ACTIVITY
Below is a block of records; please copy all of them exactly.

THE DATA below:

@@ -743,13 +748,20 @@
     const __amdgpu_buffer_rsrc_t yr = __builtin_amdgcn_make_buffer_rsrc(d.y, 0, 0xFFFFFFF0u, 0x00020000);
     const __amdgpu_buffer_rsrc_t rr = __builtin_amdgcn_make_buffer_rsrc(const_cast<float*>(d.res ? d.res : d.y), 0, 0xFFFFFFF0u, 0x00020000);
     const __amdgpu_buffer_rsrc_t br = __builtin_amdgcn_make_buffer_rsrc(const_cast<float*>(d.bias ? d.bias : d.w), 0, 0xFFFFFFF0u, 0x00020000);
+    const __amdgpu_buffer_rsrc_t rur = __builtin_amdgcn_make_buffer_rsrc(const_cast<float*>(GATHER && d.res_up ? d.res_up : d.w), 0, 0xFFFFFFF0u, 0x00020000);
+    const __amdgpu_buffer_rsrc_t mr = __builtin_amdgcn_make_buffer_rsrc(GATHER && d.row_map ? (void*)const_cast<int*>(d.row_map) : (void*)const_cast<float*>(d.w), 0, 0xFFFFFFF0u, 0x00020000);
     typedef __attribute__((address_space(3))) void* lds_ptr;
-
-    const int xcd = blockIdx.x & 7, nslot = gridDim.x >> 3, per_xcd = (g.ntiles + 7) >> 3;
+    int m_live = g.M, nt_live = g.ntiles;
+    if constexpr (GATHER) {
+        if (d.row_map) { m_live = min(*d.row_count, g.M); nt_live = (m_live + BM - 1) / BM * g.tiles_n; }
+    }
+    const int M_live = GATHER ? m_live : g.M, ntiles = GATHER ? nt_live : g.ntiles;
+
+    const int xcd = blockIdx.x & 7, nslot = gridDim.x >> 3, per_xcd = (ntiles + 7) >> 3;
     int lt = blockIdx.x >> 3;
     auto tile_at = [&](int t, int& m0, int& n0) -> bool {
         const int lb = xcd * per_xcd + t;
-        if (t >= per_xcd || lb >= g.ntiles) return false;
+        if (t >= per_xcd || lb >= ntiles) return false;
         const int tile_m = lb / g.tiles_n, tile_n = lb - tile_m * g.tiles_n;
         m0 = tile_m * BM; n0 = tile_n * BN;
         return true;
@@ -757,17 +769,71 @@
     int m0, n0;
     if (!tile_at(lt, m0, n0)) return;
 
+    int ar[A_LD], erow[TM];
+    auto rows_of = [&](int m0_, bool have) {
+#pragma unroll
+        for (int j = 0; j < A_LD; ++j) {
+            const int m = m0_ + lrow + ROWS * j;
+            const bool live = have && m < M_live;
+            int v = m;
+            if (d.row_map) v = __builtin_amdgcn_raw_buffer_load_b32(mr, live ? m * 4 : -1, 0, 0);
+            ar[j] = live ? v : -1;
+        }
+#pragma unroll
+        for (int i = 0; i < TM; ++i) {
+            const int m = m0_ + wm * (BM / WM) + i * 32 + li;
+            const bool live = have && m < M_live;
+            int v = m;
+            if (d.row_map) v = __builtin_amdgcn_raw_buffer_load_b32(mr, live ? m * 4 : -1, 0, 0);
+            erow[i] = live ? v : -1;
+        }
+    };
+    int* const Rw = reinterpret_cast<int*>(smem + 2 * TILE + NW * EPI + 2 * BN + wave * REC);
+    typedef int i32x4 __attribute__((ext_vector_type(4)));
+    i32x4 rec_next = {-1, -1, 0, 0};
+    auto make_rec = [&](int m0_) {
+        const float sy = (float)d.ru_H / (float)d.OH, sx = (float)d.ru_W / (float)d.OW;
+#pragma unroll
+        for (int i = 0; i < TM; ++i) {
+            static_assert(!GATHER || TM == 1, "one record block per wave");
+            const int pix = erow[i];
+            int ry = -1, ro_ = -1;
+            float ly = 0.f, lx = 0.f;
+            if (pix >= 0) {
+                const int n = pix / ohw, rem = pix - n * ohw;
+                const int oy = rem / d.OW, ox = rem - oy * d.OW;
+                long long y_, r_;
+                if (g.y_linear && g.r_linear) {
+                    const int orow = (d.row_map && !d.rows_scatter) ? m0_ + wm * (BM / WM) + i * 32 + li : pix;
+                    y_ = (long long)orow * d.y_sx; r_ = (long long)orow * d.r_sx;
+                } else { y_ = n * d.y_sn + oy * d.y_sy + ox * d.y_sx; r_ = n * d.r_sn + oy * d.r_sy + ox * d.r_sx; }
+                ry = (int)(y_ * 4);
+                if (d.res) ro_ = (int)(r_ * 4);
+                if (d.res_up) {
+                    int y0, y1, x0, x1;
+                    lin_src(oy, sy, d.ru_H, y0, y1, ly);
+                    lin_src(ox, sx, d.ru_W, x0, x1, lx);
+                    ro_ = (int)((((long long)n * d.ru_H + y0) * d.ru_W + x0) * d.ru_ld * 4) | (x1 != x0 ? 1 : 0) | (y1 != y0 ? 2 : 0);
+                }
+            }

End of THE DATA.

SOLUTION TO THE PROBLEM
@@ -743,13 +748,20 @@
     const __amdgpu_buffer_rsrc_t yr = __builtin_amdgcn_make_buffer_rsrc(d.y, 0, 0xFFFFFFF0u, 0x00020000);
     const __amdgpu_buffer_rsrc_t rr = __builtin_amdgcn_make_buffer_rsrc(const_cast<float*>(d.res ? d.res : d.y), 0, 0xFFFFFFF0u, 0x00020000);
     const __amdgpu_buffer_rsrc_t br = __builtin_amdgcn_make_buffer_rsrc(const_cast<float*>(d.bias ? d.bias : d.w), 0, 0xFFFFFFF0u, 0x00020000);
+    const __amdgpu_buffer_rsrc_t rur = __builtin_amdgcn_make_buffer_rsrc(const_cast<float*>(GATHER && d.res_up ? d.res_up : d.w), 0, 0xFFFFFFF0u, 0x00020000);
+    const __amdgpu_buffer_rsrc_t mr = __builtin_amdgcn_make_buffer_rsrc(GATHER && d.row_map ? (void*)const_cast<int*>(d.row_map) : (void*)const_cast<float*>(d.w), 0, 0xFFFFFFF0u, 0x00020000);
     typedef __attribute__((address_space(3))) void* lds_ptr;
-
-    const int xcd = blockIdx.x & 7, nslot = gridDim.x >> 3, per_xcd = (g.ntiles + 7) >> 3;
+    int m_live = g.M, nt_live = g.ntiles;
+    if constexpr (GATHER) {
+        if (d.row_map) { m_live = min(*d.row_count, g.M); nt_live = (m_live + BM - 1) / BM * g.tiles_n; }
+    }
+    const int M_live = GATHER ? m_live : g.M, ntiles = GATHER ? nt_live : g.ntiles;
+
+    const int xcd = blockIdx.x & 7, nslot = gridDim.x >> 3, per_xcd = (ntiles + 7) >> 3;
     int lt = blockIdx.x >> 3;
     auto tile_at = [&](int t, int& m0, int& n0) -> bool {
         const int lb = xcd * per_xcd + t;
-        if (t >= per_xcd || lb >= g.ntiles) return false;
+        if (t >= per_xcd || lb >= ntiles) return false;
         const int tile_m = lb / g.tiles_n, tile_n = lb - tile_m * g.tiles_n;
         m0 = tile_m * BM; n0 = tile_n * BN;
         return true;
@@ -757,17 +769,71 @@
     int m0, n0;
     if (!tile_at(lt, m0, n0)) return;
 
+    int ar[A_LD], erow[TM];
+    auto rows_of = [&](int m0_, bool have) {
+#pragma unroll
+        for (int j = 0; j < A_LD; ++j) {
+            const int m = m0_ + lrow + ROWS * j;
+            const bool live = have && m < M_live;
+            int v = m;
+            if (d.row_map) v = __builtin_amdgcn_raw_buffer_load_b32(mr, live ? m * 4 : -1, 0, 0);
+            ar[j] = live ? v : -1;
+        }
+#pragma unroll
+        for (int i = 0; i < TM; ++i) {
+            const int m = m0_ + wm * (BM / WM) + i * 32 + li;
+            const bool live = have && m < M_live;
+            int v = m;
+            if (d.row_map) v = __builtin_amdgcn_raw_buffer_load_b32(mr, live ? m * 4 : -1, 0, 0);
+            erow[i] = live ? v : -1;
+        }
+    };
+    int* const Rw = reinterpret_cast<int*>(smem + 2 * TILE + NW * EPI + 2 * BN + wave * REC);
+    typedef int i32x4 __attribute__((ext_vector_type(4)));
+    i32x4 rec_next = {-1, -1, 0, 0};
+    auto make_rec = [&](int m0_) {
+        const float sy = (float)d.ru_H / (float)d.OH, sx = (float)d.ru_W / (float)d.OW;
+#pragma unroll
+        for (int i = 0; i < TM; ++i) {
+            static_assert(!GATHER || TM == 1, "one record block per wave");
+            const int pix = erow[i];
+            int ry = -1, ro_ = -1;
+            float ly = 0.f, lx = 0.f;
+            if (pix >= 0) {
+                const int n = pix / ohw, rem = pix - n * ohw;
+                const int oy = rem / d.OW, ox = rem - oy * d.OW;
+                long long y_, r_;
+                if (g.y_linear && g.r_linear) {
+                    const int orow = (d.row_map && !d.rows_scatter) ? m0_ + wm * (BM / WM) + i * 32 + li : pix;
+                    y_ = (long long)orow * d.y_sx; r_ = (long long)orow * d.r_sx;
+                } else { y_ = n * d.y_sn + oy * d.y_sy + ox * d.y_sx; r_ = n * d.r_sn + oy * d.r_sy + ox * d.r_sx; }
+                ry = (int)(y_ * 4);
+                if (d.res) ro_ = (int)(r_ * 4);
+                if (d.res_up) {
+                    int y0, y1, x0, x1;
+                    lin_src(oy, sy, d.ru_H, y0, y1, ly);
+                    lin_src(ox, sx, d.ru_W, x0, x1, lx);
+                    ro_ = (int)((((long long)n * d.ru_H + y0) * d.ru_W + x0) * d.ru_ld * 4) | (x1 != x0 ? 1 : 0) | (y1 != y0 ? 2 : 0);
+                }
+            }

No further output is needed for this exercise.